Photo by Hush Naidoo Jade Photography on Unsplash
Abstract
This pair of narratives engages with the moral and emotional tensions experienced by a medical student and a faculty physician in the context of a clinical encounter involving an incarcerated patient. The student narrative recounts the discomfort and internal conflict provoked by witnessing behavior she perceived as racially biased and dehumanizing, alongside her uncertainty about how—or whether—to speak up. The companion piece, written by her faculty mentor, reflects on this moment through the lens of the hidden curriculum, arguing that medical education too often neglects to cultivate the moral courage necessary for such moments. Together, these essays illuminate the silent lessons of professional socialization, the limits of formal ethics instruction, and the urgent need to teach advocacy and moral agency as core components of clinical training.
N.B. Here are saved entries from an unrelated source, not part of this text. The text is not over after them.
constexpr int RB_R = 64, RB_AP = 4, RB_ROWS = RB_R + 2 * RB_AP;
__global__ __launch_bounds__(256) void k_roi_base(const uint8_t *__restrict__ m, const uint8_t *__restrict__ cm,
                                                  const uint8_t *__restrict__ mc, int h, int w, int bands,
                                                  const FrameState *__restrict__ st, uint8_t *__restrict__ roi,
                                                  uint8_t *__restrict__ base, uint32_t *__restrict__ bbits)
{
    extern __shared__ unsigned long long s_rb[];
    const int WW = (w + 63) >> 6;
    unsigned long long *buf0 = s_rb, *buf1 = s_rb + (size_t)RB_ROWS * WW;
    const int t = threadIdx.x;
    const int f = blockIdx.x / bands, band = blockIdx.x - f * bands;
    const int y0 = band * RB_R;
    const size_t N = (size_t)h * w;
    const int *rc = st[f].rect;
    const int rx0 = rc[0], ry0 = rc[1], rx1 = rc[0] + rc[2] - 1, ry1 = rc[1] + rc[3] - 1;
    const bool al8 = ((w & 7) == 0) && ((((size_t)m | (size_t)cm | (size_t)mc | (size_t)roi | (size_t)base) & 7) == 0);
    const int per_row = WW * 8;
    auto store8 = [&](uint8_t *dst, size_t o, int x0, unsigned bits) {
        if (al8) *reinterpret_cast<unsigned long long *>(dst + o) = bytes_of_bits8(bits);
        else for (int b = 0; b < 8 && x0 + b < w; b++) dst[o + b] = ((bits >> b) & 1u) ? 255 : 0;
    };
    if (st[f].status == CPE_ST_NO_REGION || y0 > ry1 + RB_AP || y0 + RB_R - 1 < ry0 - RB_AP) {
        for (int i = t; i < RB_R * per_row; i += 256) {
            const int tr = i / per_row, k = i - tr * per_row;
            const int y = y0 + tr, x0 = k * 8;
            if (y >= h || x0 >= w) continue;
            const size_t o = f * N + (size_t)y * w + x0;
            store8(roi, o, x0, 0u); store8(base, o, x0, 0u);
        }
        store_plane_band(bit_plane(bbits, f, h, w), h, w, y0, RB_R, t, [](int, int) { return 0ull; });
        return;
    }
    {
        uint8_t *pk = reinterpret_cast<uint8_t *>(buf0);
        for (int i = t; i < RB_ROWS * per_row; i += 256) {
            const int r = i / per_row, k = i - r * per_row;
            const int y = y0 - RB_AP + r, x0 = k * 8;
            unsigned bits = 0u;
            if (y >= ry0 && y <= ry1 && y >= 0 && y < h && x0 < w && x0 + 7 >= rx0 && x0 <= rx1) {
                const size_t o = f * N + (size_t)y * w + x0;
                if (al8) {
                    unsigned long long v = *reinterpret_cast<const unsigned long long *>(m + o) &
                                           *reinterpret_cast<const unsigned long long *>(cm + o) &
                                           *reinterpret_cast<const unsigned long long *>(mc + o);
                    v = (((v & 0x7f7f7f7f7f7f7f7full) + 0x7f7f7f7f7f7f7f7full) | v) & 0x8080808080808080ull;
                    bits = (unsigned)(((v >> 7) * 0x0102040810204080ull) >> 56);
                } else {
                    for (int b = 0; b < 8 && x0 + b < w; b++) bits |= ((m[o + b] & cm[o + b]) & mc[o + b]) ? (1u << b) : 0u;
                }
            }
            pk[i] = (uint8_t)bits;
        }
    }
    __syncthreads();
    auto pass = [&](const unsigned long long *src, unsigned long long *dst, bool dil) {
        const unsigned long long fill = dil ? 0ull : ~0ull;
        for (int i = t; i < RB_ROWS * WW; i += 256) {
            const int r = i / WW, j = i - r * WW;
            unsigned long long acc = fill;
#pragma unroll
            for (int dr = -1; dr <= 1; dr++) {
                const int rr = r + dr, y = y0 - RB_AP + rr;
                unsigned long long hres = fill;
                if (rr >= 0 && rr < RB_ROWS && y >= 0 && y < h) {
                    const unsigned long long *row = src + (size_t)rr * WW;
                    const unsigned long long va = row_valid_word(j - 1, w), vb = row_valid_word(j, w), vc = row_valid_word(j + 1, w);
                    unsigned long long xa = j > 0 ? row[j - 1] : 0ull, xb = row[j], xc = j + 1 < WW ? row[j + 1] : 0ull;
                    if (!dil) { xa |= ~va; xb |= ~vb; xc |= ~vc; }
                    const unsigned long long up = (xb >> 1) | (xc << 63), down = (xb << 1) | (xa >> 63);
                    hres = dil ? (xb | up | down) : (xb & up & down);
                }
                acc = dil ? (acc | hres) : (acc & hres);
            }
            const int y = y0 - RB_AP + r;
            dst[i] = (y >= 0 && y < h) ? (acc & row_valid_word(j, w)) : 0ull;
        }
        __syncthreads();
    };
    auto emit = [&](const unsigned long long *src, uint8_t *dst) {
        for (int i = t; i < RB_R * per_row; i += 256) {
            const int tr = i / per_row, k = i - tr * per_row;
            const int y = y0 + tr, x0 = k * 8;
            if (y >= h || x0 >= w) continue;
            const unsigned bits = (unsigned)(src[(size_t)(tr + RB_AP) * WW + (k >> 3)] >> ((k & 7) * 8)) & 255u;
            store8(dst, f * N + (size_t)y * w + x0, x0, bits);
        }
    };
    pass(buf0, buf1, false);
    pass(buf1, buf0, true);
    emit(buf0, roi);
    pass(buf0, buf1, true);
    pass(buf1, buf0, false);
    emit(buf0, base);
    store_plane_band(bit_plane(bbits, f, h, w), h, w, y0, RB_R, t, [&](int tr, int j) { return buf0[(size_t)(tr + RB_AP) * WW + j]; });
}

__global__ __launch_bounds__(64) void k_joint_centroids(const uint32_t *__restrict__ jbits, int h, int w,
                                                        const int *__restrict__ roots, FrameState *__restrict__ st,
                                                        int *__restrict__ jtmp ,
                                                        const unsigned long long *__restrict__ outside, size_t plane_words)
{
    __shared__ unsigned long long s_win[BW_ROWS * 64];
    const int f = blockIdx.y;
    if (st[f].status != CPE_ST_OK) return;
    const int ncomp = min(st[f].n_roots_p, MAXROOTS);
    for (int k = blockIdx.x * 64 + threadIdx.x; k < ncomp; k += gridDim.x * 64) {
        const int root = roots[(size_t)f * MAXROOTS + k];
        if (!comp_is_external(outside + f * plane_words, w, root, 0)) continue;
// ... 698 lines not shown
            rank += (aj < ai || (aj == ai && j < i)) ? 1 : 0;
        }
        if (rank == k_lo) s_lo = ai;
        if (rank == k_hi) s_hi = ai;
        atomicMax(&s_len, __float_as_uint(S[i].len));
    }
    __syncthreads();
    if (t == 0) {
        st[f].gang[which] = (nv & 1) ? s_hi : (float)(((double)s_lo + (double)s_hi) / 2.0);
        st[f].glen[which] = __uint_as_float(s_len);
    }
}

Essay 1 of 2: Confronting the Gap Between Classroom Ideals and the Reality of Clinical Culture: A Medical Student’s Perspective by Isabelle Band
Case
A surgical resident ushers me, a medical student on her first day of third-year clinical clerkships, into the trauma operating room (OR) and whispers, “Inmate from Rikers. Stabbed four times. They need a student to help them retract.” The patient is JA, a 31-year-old man with no past medical history presenting to the emergency department at a public hospital in New York City, after sustaining a penetrating stab wound to the abdomen with omental evisceration. After stabilization, he is rapidly transferred to the OR for exploratory laparotomy.
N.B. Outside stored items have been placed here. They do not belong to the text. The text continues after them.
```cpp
NTM_API int ntm_gemm_bf16_variant(int variant, const void* A, const void* B,
                                  void* C, int M, int N, int K, int lda,
                                  int ldb, int ldc, void* stream) {
  if (variant == k1::kPlan) {
    const k1::K1Plan pl = plan_k1(M, N, K);
    if (!pl.feasible()) return (int)hipErrorInvalidValue;
    if (pl.top_rows < M) {
      const int rc = ntm_gemm_bf16_variant(pl.top_variant, A, B, C, pl.top_rows, N, K, lda, ldb,
                                           ldc, stream);
      if (rc != 0) return rc;
      return ntm_gemm_bf16_variant(pl.rest_variant, (const __bf16*)A + (size_t)pl.top_rows * lda,
                                   B, (__bf16*)C + (size_t)pl.top_rows * ldc, M - pl.top_rows, N,
                                   K, lda, ldb, ldc, stream);
    }
    variant = pl.top_variant;
  }
  const ntm::gemm::GemmArgs a = ntm::gemm::make_args(A, B, C, M, N, K, lda, ldb, ldc);
  switch (variant) {
    case k1::kPingpong8b: return (int)ntm::gemm2::launch_gemm_bf16_pp2(a, S(stream));
    case k1::kPingpong8c: return (int)ntm::gemm3::launch_gemm_bf16_pp3(a, S(stream));
    case k1::kPingpong8o:
      if (!ntm::gemm6::shape_ok6(M, N, K) || (lda % 8) || (ldb % 8) || (ldc % 8))
        return (int)ntm::gemm3::launch_gemm_bf16_pp3(a, S(stream));
      return (int)ntm::gemm6::launch_gemm_bf16_pp6<1, 0, kPp6Spread>(a, S(stream));
    case k1::kTile256x160: return (int)ntm::gemmt::launch_gemm_bf16_tile<8, 5>(a, S(stream));
    case k1::kPingpong8cm: return (int)ntm::gemm3::launch_gemm_bf16_pp3_masked(a, S(stream));
    case k1::kPp192x256: return (int)ntm::gemm3h::launch_gemm_bf16_pp3h<64, 128>(a, S(stream));
    case k1::kPp256x192: return (int)ntm::gemm3h::launch_gemm_bf16_pp3h<128, 64>(a, S(stream));
    case k1::kDma4kD3: return (int)ntm::w4k::launch_gemm_bf16_w4k<3>(a, S(stream));
    default:
      return with_ws_tile(variant, [&](auto mt, auto nt) {
        return ntm::gemmt::launch_gemm_bf16_tile_ws<decltype(mt)::value, decltype(nt)::value>(
            a, S(stream));
      });
  }
}

NTM_API size_t ntm_splitk_ws_bytes(int M, int N, int K, int splits) {
  if (M <= 0 || N <= 0 || K <= 0 || splits < 1) return 0;
  return sizeof(float) * (size_t)ntm::gemmt::splitk_slices(K, splits) * M * N;
}

NTM_API int ntm_gemm_bf16_splitk(int variant, int splits, const void* A, const void* B, void* C,
                                 int M, int N, int K, int lda, int ldb, int ldc, void* ws,
                                 size_t ws_bytes, void* stream) {
  if (splits < 1 || !ws || ws_bytes < ntm_splitk_ws_bytes(M, N, K, splits))
    return (int)hipErrorInvalidValue;
  const ntm::gemm::GemmArgs a = ntm::gemm::make_args(A, B, C, M, N, K, lda, ldb, ldc);
  return with_ws_tile(variant, [&](auto mt, auto nt) {
    return ntm::gemmt::launch_gemm_bf16_tile_ws_splitk<decltype(mt)::value, decltype(nt)::value>(
        a, splits, (float*)ws, S(stream));
  });
}

NTM_API int ntm_sk_error_word_index() { return ntm::gemmsk::kErrWord; }
NTM_API void ntm_set_sk_fault_inject(int v) { ntm::gemmsk::sk_fault_inject() = (unsigned)v; }

NTM_API int ntm_plan_cus() { return ntm::gemm6::device_cus(); }
NTM_API void ntm_set_cus_override(int cus) { ntm::gemm6::cu_override() = cus > 0 ? cus : 0; }

NTM_API size_t ntm_sk_ws_bytes(int M, int N, int K) {
  ntm::gemmsk::SkArgs s;
  if (!ntm::gemmsk::shape_ok_sk(M, N, K) ||
      !ntm::gemmsk::sk_decompose(M, N, K, ntm::gemm6::pp6_grid(1 << 30), s))
    return 0;
  return ntm::gemmsk::sk_ws_bytes(s.G);
}

NTM_API int ntm_gemm_bf16_sk(const void* A, const void* B, void* C, int M, int N, int K, int lda,
                             int ldb, int ldc, void* ws, size_t ws_bytes, void* stream) {
  const ntm::gemm::GemmArgs a = ntm::gemm::make_args(A, B, C, M, N, K, lda, ldb, ldc);
  return (int)ntm::gemmsk::launch_gemm_bf16_sk(a, ntm::gemm6::pp6_grid(1 << 30), ws, ws_bytes,
                                               S(stream));
}

NTM_API size_t ntm_skh_ws_bytes(int variant, int M, int N, int K) {
  ntm::gemmsk::SkArgs s;
  const int cus = ntm::gemm6::pp6_grid(1 << 30);
  if (!ntm::gemmsk::shape_ok_sk(M, N, K)) return 0;
  const bool ok = variant == k1::kPp192x256s   ? ntm::gemmskh::sk_decompose_h<192, 256>(M, N, K, cus, s)
                  : variant == k1::kPp256x192s ? ntm::gemmskh::sk_decompose_h<256, 192>(M, N, K, cus, s)
                                               : false;
  return ok ? ntm::gemmsk::sk_ws_bytes(s.G) : 0;
}

NTM_API int ntm_gemm_bf16_skh_ex(int variant, const void* A, const void* B, void* C, int M, int N,
                                 int K, int lda, int ldb, int ldc, void* ws, size_t ws_bytes,
                                 int fault, void* stream) {
  const ntm::gemm::GemmArgs a = ntm::gemm::make_args(A, B, C, M, N, K, lda, ldb, ldc);
  const int cus = ntm::gemm6::pp6_grid(1 << 30);
  if (variant == k1::kPp192x256s)
    return (int)ntm::gemmskh::launch_gemm_bf16_skh<64, 128>(a, cus, ws, ws_bytes, S(stream), fault);
  if (variant == k1::kPp256x192s)
    return (int)ntm::gemmskh::launch_gemm_bf16_skh<128, 64>(a, cus, ws, ws_bytes, S(stream), fault);
  return (int)hipErrorInvalidValue;
}

NTM_API int ntm_gemm_bf16_skh(int variant, const void* A, const void* B, void* C, int M, int N,
                              int K, int lda, int ldb, int ldc, void* ws, size_t ws_bytes,
                              void* stream) {
  return ntm_gemm_bf16_skh_ex(variant, A, B, C, M, N, K, lda, ldb, ldc, ws, ws_bytes, -1, stream);
}

NTM_API int ntm_gemm_bf16_ex(const void* A, const void* B, void* C, int M, int N, int K, int lda,
                             int ldb, int ldc, void* ws, size_t ws_bytes, void* stream) {
  if (ws) {
    const k1::K1Plan pl = plan_k1(M, N, K, true);
    if (pl.feasible() && pl.splits > 1 && ws_bytes >= ntm_splitk_ws_bytes(M, N, K, pl.splits))
      return ntm_gemm_bf16_splitk(pl.top_variant, pl.splits, A, B, C, M, N, K, lda, ldb, ldc, ws,
                                  ws_bytes, stream);
    if (pl.feasible() && pl.sk && pl.top_variant == k1::kPingpong8s &&
        ws_bytes >= ntm_sk_ws_bytes(M, N, K) &&
// ... 717 lines not shown
```

Baseline: 1611.

## Add five-slot LDS ring pipeline for the DMA 4K bf16 GEMM kernel

Adds a new w4r GEMM kernel that stages A/B tiles through a five-slot LDS ring filled by buffer-load-to-LDS. Each step interleaves the async loads for tile t+2 and the LDS fragment reads for the next step between the MFMA instructions, with a single barrier per K step and peeled remainder handling for T mod 5. The existing dma4k_d3 variant now routes to this kernel whenever its shape check passes, aiming to hide global-load latency better than the three-deep w4k pipeline. The deeper ring uses more LDS, and the hand-placed waitcnt and schedule barriers need to be correct for the results to be right.

```diff
diff --git a/nvidia_terraform_modules_amd/ops/_lib.py b/nvidia_terraform_modules_amd/ops/_lib.py
--- a/nvidia_terraform_modules_amd/ops/_lib.py
+++ b/nvidia_terraform_modules_amd/ops/_lib.py
@@ -200,6 +200,7 @@
     sig = {
         "ntm_experimental_version": ([], ctypes.c_char_p),
         "ntm_gemm_bf16_experimental": (gemm, c_int),
+        "ntm_w4r_shape_ok": ([c_int] * 6, c_int),
         "ntm_gemm_bf16_knob": (gemm, c_int),
         "ntm_gemm_bf16_ws_knob": ([c_int] + gemm, c_int),
         "ntm_gemm_bf16_stamp": (
diff --git a/nvidia_terraform_modules_amd/ops/kernels.py b/nvidia_terraform_modules_amd/ops/kernels.py
--- a/nvidia_terraform_modules_amd/ops/kernels.py
+++ b/nvidia_terraform_modules_amd/ops/kernels.py
@@ -35,14 +35,15 @@
                  "pingpong8om": 47, "pingpong8od": 48, "pingpong8s": 49,
                  "pingpong8omd": 51, "pp192x256": 27, "pp256x192": 28,
                  "pp224x256": 29, "pp192x256s": 54, "pp256x192s": 55,
-                 "dma4k_d3": 39}
+                 "dma4k_d3": 39, "dma4k_r5": 62}
 
 
 EXPERIMENTAL_VARIANTS = frozenset({"pingpong8", "pingpong8cw",
                                    "pingpong8cwe", "pingpong8cwn", "pingpong8cwne",
                                    "tile128w4", "tile256x128w4", "tile160w4",
                                    "pp8o_g128", "pp8o_g128_nostore", "pp8o_nostore",
-                                   "pingpong8od", "pingpong8omd", "pingpong8om", "pp224x256"})
+                                   "pingpong8od", "pingpong8omd", "pingpong8om", "pp224x256",
+                                   "dma4k_r5"})
 
 TILE_SHAPES = {"tile128": (128, 128), "tile256x128": (256, 128), "tile160": (160, 160),
                "tile256x160": (256, 160), "tile128w4": (128, 128), "tile256x128w4": (256, 128),
@@ -96,6 +97,14 @@
           not (lda % 8 or ldb % 8 or ldc % 8) and m * lda * 2 < (1 << 31) and
           n * ldb * 2 < (1 << 31))
     return ["default", "dma4k_d3"] if ok else ["default"]
+
+
+def w4r_shape_ok(m: int, n: int, k: int, lda: int | None = None, ldb: int | None = None,
+                 ldc: int | None = None) -> bool:
+    lda, ldb, ldc = lda or k, ldb or k, ldc or n
+    return (m > 0 and n > 0 and m % 256 == 0 and n % 256 == 0 and k % 128 == 0 and k >= 384 and
+            lda >= k and ldb >= k and ldc >= n and not (lda % 8 or ldb % 8 or ldc % 8) and
+            m * lda * 2 < (1 << 31) and n * ldb * 2 < (1 << 31))
 
 
 def set_plan_pp_tiles(on: bool = True, split: bool | None = None) -> None:
@@ -177,6 +186,10 @@
                      "pp224x256"):
         if not (m > 0 and n > 0 and n % 8 == 0 and k > 0 and k % 8 == 0):
             raise ValueError(f"shape ({m},{n},{k}) not served by {variant} (N % 8, K % 8)")
+    elif variant == "dma4k_r5":
+        if not w4r_shape_ok(m, n, k, a.stride(0), b.stride(0), None if out is None else out.stride(0)):
+            raise ValueError(f"shape ({m},{n},{k}) not served by {variant} (M, N % 256, K % 128, "
+                             "K >= 384, rows 16-byte aligned, operands < 2 GiB)")
     elif not gemm_shape_ok(m, n, k):
         raise ValueError(f"shape ({m},{n},{k}) not tiled by the 256x256x64 kernel")
     if out is None:
diff --git a/validation/include/ntm/gemm_w4r.hpp b/validation/include/ntm/gemm_w4r.hpp
--- /dev/null
+++ b/validation/include/ntm/gemm_w4r.hpp
@@ -0,0 +1,179 @@
+#pragma once
+
+#include "ntm/gemm_w4k.hpp"
+
+namespace ntm {
+namespace w4r {
+
+using ::ntm::gemm::GemmArgs;
+using ::ntm::gemm::raw_barrier;
+using ::ntm::w4k::Ctx;
+using ::ntm::w4k::Frags8;
+using ::ntm::w4k::kOp;
+
+constexpr int kSlots = 5;
+constexpr int kLds = kSlots * kOp;
+static_assert(kLds >= ::ntm::w4k::kLds, "the C staging aliases the ring");
+constexpr int kMinTiles = 6;
+constexpr int kNA0 = 4, kDI = 4;
+
+__device__ __forceinline__ void ring_piece(const Ctx& c, int kt, int T, int slot, int w, int i) {
+  const int kb = (kt < T ? kt : T - 1) * 128;
+  const bool is_b = i >= 8;
+  const int rbi = (i >> 1) & 3, ks = i & 1;
+  char* dst = c.lds + slot * kOp + ((w * 4 + rbi) * 2 + ks) * 1024;
+  __builtin_amdgcn_raw_ptr_buffer_load_lds(is_b ? c.rsb : c.rsa, (NTM_AS3 void*)dst, 16,
+                                           is_b ? c.voff_b : c.voff_a,
+                                           kb + ks * 64 + rbi * (is_b ? c.rowblk_b : c.rowblk_a),
+                                           0, 0);
+}
+
+struct Bases {
+  int a[3], b[3];
+};
+
+__device__ __forceinline__ void ring_bases(const Ctx& c, Bases& r) {
+#pragma unroll
+  for (int h = 0; h < 3; ++h) {
+    r.a[h] = c.rd_a + h * 2 * kOp;
+    r.b[h] = c.rd_b - kOp + h * 2 * kOp;
+    asm volatile("" : "+v"(r.a[h]), "+v"(r.b[h]));
+  }
+}
+
+__device__ __forceinline__ void ring_read_a(const Ctx& c, const Bases& r, Frags8& f, int slot,
+                                            int mt) {
+  const char* p = c.lds + r.a[slot >> 1] + ((slot & 1) * kOp + mt * 2048);
+  f.a[mt][0] = *(const bf16x8*)p;
+  f.a[mt][1] = *(const bf16x8*)(p + 1024);
+}
+
+__device__ __forceinline__ void ring_read_b(const Ctx& c, const Bases& r, Frags8& f, int slot,
+                                            int nt) {
+  const char* p = c.lds + r.b[slot >> 1] + ((slot & 1) * kOp + nt * 2048);
+  f.b[nt][0] = *(const bf16x8*)p;
+  f.b[nt][1] = *(const bf16x8*)(p + 1024);
+}
+
+template <int U, int NA0, int DI>
+__device__ __forceinline__ void step(const Ctx& c, const Bases& r, f32x4 (&acc)[8][8], Frags8& f, int t, int T,
+                                     int w) {
+  static_assert(NA0 == 0 || NA0 == 2 || NA0 == 4 || NA0 == 8, "A(t+2) pieces in row 0");
+  static_assert(DI >= 1 && (15 - NA0) * DI <= 55, "the other pieces within rows 1..7");
+  constexpr int sA1 = (2 * U + 2) % kSlots, sB1 = (2 * U + 3) % kSlots;
+  constexpr int sA2 = (2 * U + 4) % kSlots, sB2 = (2 * U) % kSlots;
+#pragma unroll
+  for (int nt = 0; nt < 8; ++nt) {
+    ::ntm::w4k::mma<false>(acc[0][nt], f, 0, nt);
+    if constexpr (NA0 > 0)
+      if (nt % (8 / NA0) == 0) ring_piece(c, t + 2, T, sA2, w, nt / (8 / NA0));
+    __builtin_amdgcn_sched_barrier(0);
+  }
+  asm volatile("s_waitcnt vmcnt(%0)" ::"n"(NA0) : "memory");
+  asm volatile("s_waitcnt lgkmcnt(0)" ::: "memory");
+  raw_barrier();
+#pragma unroll
+  for (int mt = 1; mt < 8; ++mt) {
+#pragma unroll
+    for (int nt = 0; nt < 8; ++nt) {
+      ::ntm::w4k::mma<false>(acc[mt][nt], f, mt, nt);
+      const int j = (mt - 1) * 8 + nt;
+      if ((j % DI) == 0 && j / DI < 16 - NA0) {
+        const int i = NA0 + j / DI;
+        ring_piece(c, t + 2, T, i < 8 ? sA2 : sB2, w, i);
+      }
+      if (nt == 1) ring_read_a(c, r, f, sA1, mt - 1);
+      if (mt == 7) ring_read_b(c, r, f, sB1, nt);
+      __builtin_amdgcn_sched_barrier(0);
+    }
+  }
+  ring_read_a(c, r, f, sA1, 7);
+  __builtin_amdgcn_sched_barrier(0);
+}
+
+__device__ __forceinline__ void ring_prologue(const Ctx& c, const Bases& r, Frags8& f, int T, int w) {
+#pragma unroll
+  for (int i = 0; i < 16; ++i) ring_piece(c, 0, T, i < 8 ? 0 : 1, w, i);
+#pragma unroll
+  for (int i = 0; i < 16; ++i) ring_piece(c, 1, T, i < 8 ? 2 : 3, w, i);
+  asm volatile("s_waitcnt vmcnt(16)" ::: "memory");
+  raw_barrier();
+#pragma unroll
+  for (int i = 0; i < 8; ++i) {
+    ring_read_a(c, r, f, 0, i);
+    ring_read_b(c, r, f, 1, i);
+  }
+}
+
+template <int NA0, int DI>
+__device__ __forceinline__ void group(const Ctx& c, const Bases& r, f32x4 (&acc)[8][8], Frags8& f, int t, int T,
+                                      int w) {
+  step<0, NA0, DI>(c, r, acc, f, t, T, w);
+  step<1, NA0, DI>(c, r, acc, f, t + 1, T, w);
+  step<2, NA0, DI>(c, r, acc, f, t + 2, T, w);
+  step<3, NA0, DI>(c, r, acc, f, t + 3, T, w);
+  step<4, NA0, DI>(c, r, acc, f, t + 4, T, w);
+}
+
+template <int NA0, int DI, int R>
+__global__ void __launch_bounds__(::ntm::w4k::kThreads, 1) gemm_w4r_kernel(GemmArgs p) {
+  static_assert(R >= 0 && R < kSlots, "T % 5");
+  __shared__ __attribute__((aligned(16))) char smem[kLds];
+  Ctx c;
+  int m0, n0, lane, w, wr, wc;
+  ::ntm::w4k::setup(p, smem, c, m0, n0, lane, w, wr, wc);
+  f32x4 acc[8][8];
+#pragma unroll
+  for (int i = 0; i < 8; ++i)
+#pragma unroll
+    for (int j = 0; j < 8; ++j) acc[i][j] = f32x4{0.f, 0.f, 0.f, 0.f};
+
+  const int T = p.K / 64;
+  Frags8 f;
+  Bases r;
+  ring_bases(c, r);
+  ring_prologue(c, r, f, T, w);
+  const int t_peel = T - (R ? R : kSlots);
+  int t = 0;
+  do {
+    group<NA0, DI>(c, r, acc, f, t, T, w);
+    t += kSlots;
+  } while (t < t_peel);
+  if constexpr (R == 0) {
+    group<NA0, DI>(c, r, acc, f, t, T, w);
+  } else {
+    step<0, NA0, DI>(c, r, acc, f, t, T, w);
+    if constexpr (R > 1) step<1, NA0, DI>(c, r, acc, f, t + 1, T, w);
+    if constexpr (R > 2) step<2, NA0, DI>(c, r, acc, f, t + 2, T, w);
+    if constexpr (R > 3) step<3, NA0, DI>(c, r, acc, f, t + 3, T, w);
+  }
+
+  ::ntm::gemm::mfma_drain();
+  asm volatile("s_waitcnt vmcnt(0)" ::: "memory");
+  asm volatile("s_waitcnt lgkmcnt(0)" ::: "memory");
+  raw_barrier();
+  ::ntm::w4k::store_tile<true>(p, smem, acc, m0, n0, w, wr, wc, lane);
+}
+
+inline bool shape_ok(int M, int N, int K, int lda, int ldb, int ldc) {
+  return M > 0 && N > 0 && K >= kMinTiles * 64 && !(M % ::ntm::w4k::BM) && !(N % ::ntm::w4k::BN) &&
+         !(K % 128) && lda >= K && ldb >= K && ldc >= N && !(lda % 8) && !(ldb % 8) && !(ldc % 8) &&
+         (long long)M * lda * 2 < (1ll << 31) && (long long)N * ldb * 2 < (1ll << 31);
+}
+
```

Three surgeons surround the operating table where the patient is intubated and his abdomen dissected and splayed open from sternum to pelvis. Despite my earnest attempts at suctioning, blood decorates the team’s blue gowns and seeps into their socks and shoes. As the surgeons systematically “run the bowel,” sliding their fingers along every centimeter of JA’s small intestine, the scrub technician leans towards the intern and asks, “What happened here?”
The intern chuckles, “inmate from Rikers. Another stabbing, by another inmate! It’s all in his chart.”
After the bowel injuries are repaired, the attending surgeon removes his gown and gestures to the senior resident, “you got the rest, right?”
She nods. The resident offers me the opportunity to staple closed the incision. It is my first day on the surgery clerkship. The resident models the first few staples, then I take her place and close the remaining length of the wound. The scar is long and crooked, with poorly aligned skin edges in several places. “Good enough,” the resident says. “He won’t care if this looks good.” I leave the OR feeling uncomfortable, but do not mention the experience to anyone.
I had many sessions on professionalism and humanism in medical school, but none prepared me for this moment. What made it so hard for me to speak up?
Commentary
My medical school curriculum dedicated one day per week, during the first and second year, to humanism in medicine. The sessions often focused on the provision of compassionate and equitable care for vulnerable patients, including but not limited to those who are temporarily unhoused, incarcerated, or undocumented. These sessions inspired us. Professors discussed the harms of using stigmatizing language in the electronic medical record and how to write about patients with sensitivity. A panel of lesbian, gay, bisexual, transgender, queer, intersex, and asexual (LGBTQIA+) patients shared experiences of discrimination in healthcare and advised students on providing sensitive and patient-centered care. Small groups of students regularly reflected on systemic racism in the American healthcare system and discussed principles of antiracist medical practice.
As I started my third year and entered the clinical arena for the first time, I anticipated that the real patients I met would be afforded the same painstaking care and thoughtfulness as the hypothetical patients we had discussed in the classroom. Unfortunately, I quickly learned that exalted classroom principles, like confidentiality, devolved precipitously in busy hospitals. I most often witnessed this as seemingly innocuous gossip about patients, which casually floated through hallways and work rooms. Trainees on the trauma service traded shocking patient stories like pieces of bubblegum. During rounds, a resident whispered, “She woke up to her husband standing over her bed ready to stab her with a kitchen knife.” While genuine empathy for patients was usually expressed, I wonder what purpose recounting these narratives served and what harms these casual disclosures produced. Did it allow for the collective reflection on tragic cases? Or did it nourish egos as if to say, this tragedy befell this patient, but I was there to sweep in and save them?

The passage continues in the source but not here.